Third, the enriched LOD 400 BIM model has sufficient granularity for planning, coordination, and visualization. This higher granularity facilitates the phasing and work zoning process, which is not possible using previous workflows. The resulting enriched model can facilitate the spatial coordination with other building components because the geometry of all 3D-printed layers are incorporated into the data repository. Because the model contains the printing sequence, all the information needed for the simulation of the printing process can be directly extracted from the BIM model. This process facilitates the visualization of the customized printing sequence, which is critical to guarantee a successful execution.

Fourth, using an enriched BIM model with planning parameters that define the project's printing sequence can help contractors customize the printing strategy. Previous work focused solely on the scenario of a continuous printing path, which is feasible only for isolated individual building components and not for a building system. Thus, the proposed workflow enables the definition of a usercustomized G-Code that considers the construction phases based on the user's expertise. A summary video of the proposed workflow with Dynamo for Revit has been created by Rojas (2024).

Although the proposed workflow contributes to the body of knowledge, some limitations are worth noting. First, this paper focused on the dual nature of construction projects but did not delve into such tasks as robot kinematic simulation because these can be readily implemented using robotic programming plugins, e.g., Robots, and KUKA|Prc (Allah et al. 2023). Second, this paper exclusively employed the sinusoidal infill pattern because it is the most found in 3DCP projects; however, it is worth noting that other infill patterns could be incorporated using similar Dynamo script workflows. Third, the cross section of the extruded 3D-printed filaments in the model was considered only for rectangular shapes defined by the extrusion width and layer height, which are prevalent in CC printers. Freely extruded filaments that have rounded profiles on both exposed faces of the 3D-printed filaments have not been integrated into the proposed tool.

Fourth, the assignment of work sets was not automated in the proposed workflow because these assignments depend on project requirements, printer limitations, and the construction strategy; however, manually assigning work sets to the printed filaments once these components are included in the BIM model is straightforward and efficient. Fifth, the proposed framework can be executed using Dynamo Player to eliminate the need for programming skills while still requiring basic familiarity with the Revit environment. Sixth, although the proposed framework has been tested for different types of columns (square, rectangular, and circular), and walls (straight, arcs, ellipse, circle, polygons), future studies are recommended to replicate the proposed framework for more complex shapes like nonplanar walls, or intricate surfaces. Lastly, the precision in defining the number of waypoints is based on the mesh generated in Dynamo. Enhanced smoothness can be achieved by employing nonuniform rational B-splines (NURBS) modeling or 3D splines for more complex shapes, particularly those with intricate surfaces.

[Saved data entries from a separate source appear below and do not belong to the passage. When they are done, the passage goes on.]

class _LinearAct(torch.autograd.Function):

    @staticmethod
    def forward(ctx, act, dtype, w, b, *xs):
        xs = [_rows(x.float()) for x in xs]
        require_gpu(w, b, *xs)
        w, b = _c(w), _c(b)
        n, n_out, k_tot = xs[0].shape[0], w.shape[0], w.shape[1]
        if sum(x.shape[1] for x in xs) != k_tot or any(x.shape[0] != n for x in xs) or b.numel() != n_out:
            raise ValueError("linear: input segments %s do not match the weight %s" % ([tuple(x.shape) for x in xs], tuple(w.shape)))
        lib = _lib.load()
        code = mlp_dtype_code(dtype)
        y = torch.empty(n, n_out, device=w.device, dtype=torch.float32)
        col = 0
        for s, x in enumerate(xs):
            last = s == len(xs) - 1
            check(lib.nerfhip_linear_fwd(ptr(x), x.stride(0), _off(w, col), k_tot, ptr(b) if last else None, ptr(y), n_out, n,
                                         x.shape[1], n_out, act if last else ACT_NONE, int(s > 0), code, stream_ptr()),
                  "nerfhip_linear_fwd")
            col += x.shape[1]
        ctx.cfg = (act, code)
        ctx.save_for_backward(w, y, *xs)
        return y

    @staticmethod
    def backward(ctx, gy):
        w, y, *xs = ctx.saved_tensors
        act, code = ctx.cfg
        lib = _lib.load()
        gy = _c(gy.float())
        n, n_out, k_tot = y.shape[0], w.shape[0], w.shape[1]
        need_w, need_b = ctx.needs_input_grad[2], ctx.needs_input_grad[3]
        gw = gb = None
        gxs = []
        if (need_w or need_b) and n > 0:
            gw = torch.empty_like(w)
            gb = torch.empty(n_out, device=w.device, dtype=torch.float32)
            ws_bytes = max(lib.nerfhip_linear_bwd_weight_workspace_bytes(n, x.shape[1], n_out) for x in xs)
            ws = torch.empty(ws_bytes, device=w.device, dtype=torch.uint8)
        elif need_w or need_b:
            gw, gb = torch.zeros_like(w), torch.zeros(n_out, device=w.device, dtype=torch.float32)
        col = 0
        for s, x in enumerate(xs):
            if (need_w or need_b) and n > 0:
                check(lib.nerfhip_linear_bwd_weight(ptr(gy), n_out, ptr(y), n_out, act, ptr(x), x.stride(0), _off(gw, col), k_tot,
                                                    ptr(gb) if s == 0 else None, ptr(ws), n, x.shape[1], n_out, 0, code,
                                                    stream_ptr()), "nerfhip_linear_bwd_weight")
            gx = None
            if ctx.needs_input_grad[4 + s]:
                gx = torch.empty(n, x.shape[1], device=w.device, dtype=torch.float32)
                check(lib.nerfhip_linear_bwd_input(ptr(gy), n_out, ptr(y), n_out, act, _off(w, col), k_tot, ptr(gx), x.shape[1], n,
                                                   x.shape[1], n_out, 0, code, stream_ptr()), "nerfhip_linear_bwd_input")
            gxs.append(gx)
            col += x.shape[1]
        return (None, None, gw if need_w else None, gb if need_b else None) + tuple(gxs)


@device_guard
def linear_act(xs, weight, bias, act, dtype):
    return _LinearAct.apply(int(act), dtype, weight, bias, *xs)


_INT32_MAX = 2 ** 31 - 1


def _require_mesh(name, t, dtype, shape_len=None, cols=None):
    if not torch.is_tensor(t):
        raise NerfHipError("%s: expected a torch tensor, got %s" % (name, type(t).__name__))
    if not t.is_cuda:
        raise NerfHipError("nerf_pl_amd runs on MI355X only: %s is a %s tensor (no CPU fallback)" % (name, t.device))
    if t.dtype != dtype:
        raise NerfHipError("%s: expected %s, got %s" % (name, dtype, t.dtype))
    if shape_len is not None and t.dim() != shape_len:
        raise NerfHipError("%s: expected rank %d, got shape %s" % (name, shape_len, tuple(t.shape)))
    if cols is not None and t.shape[-1] != cols:
        raise NerfHipError("%s: expected %d columns, got shape %s" % (name, cols, tuple(t.shape)))
    return _c(t)


def _check_vertex_ids(triangles, V):
    if triangles.numel() and (int(triangles.min()) < 0 or int(triangles.max()) >= V):
        raise NerfHipError("triangles reference vertices outside [0, %d)" % V)


@device_guard
def marching_cubes(volume, iso):
    volume = _require_mesh("marching_cubes volume", volume, torch.float32, 3)
    n0, n1, n2 = volume.shape
    if min(n0, n1, n2) < 2:
        raise NerfHipError("marching_cubes: every dimension must be >= 2, got %s" % (tuple(volume.shape),))
    lib = _lib.load()
    ws_bytes = lib.nerfhip_marching_cubes_workspace_bytes(n0, n1, n2)
    if ws_bytes == 0:
        raise NerfHipError("marching_cubes: volume %s has 2^31 or more lattice points" % (tuple(volume.shape),))
    ws = torch.empty(ws_bytes, device=volume.device, dtype=torch.uint8)
    totals = torch.empty(2, device=volume.device, dtype=torch.int64)
    check(lib.nerfhip_marching_cubes_count(ptr(volume), n0, n1, n2, float(iso), ptr(ws), ptr(totals), stream_ptr()),
          "nerfhip_marching_cubes_count")
    V, T = (int(x) for x in totals.cpu())
    if V > _INT32_MAX or T > _INT32_MAX:
        raise NerfHipError("marching_cubes: %d vertices / %d triangles do not fit int32" % (V, T))
    verts = torch.empty(V, 3, device=volume.device, dtype=torch.float64)
    tris = torch.empty(T, 3, device=volume.device, dtype=torch.int32)
    if V or T:
        check(lib.nerfhip_marching_cubes_emit(ptr(volume), n0, n1, n2, float(iso), ptr(ws), ptr(totals), ptr(verts), ptr(tris),
                                              stream_ptr()), "nerfhip_marching_cubes_emit")
    return verts, tris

Future research will involve analyzing alternatives, such as establishing a continuous path within a work set and restricting traveling time solely for transitioning to new work sets or incorporating collision avoidance features to create more robust and versatile solutions. Another important area to explore is the automation of work set phasing based on an optimization process that searches for the minimum traveling time but also analyzes the constraints related to the material (maximum number of printing layers due to material buildability), and the need for printing supports for overhangs and openings to validate the feasibility of printing options. Finally, future research can explore the potential of OpenBIM with an extension for the IFC4x3.2 standard to contemplate new 3DCP elements; the proposed attributes can be incorporated into a new schema of Property Sets (e.g., Pset_3DConcretePrintingElement-General) (buildingSMART 2024).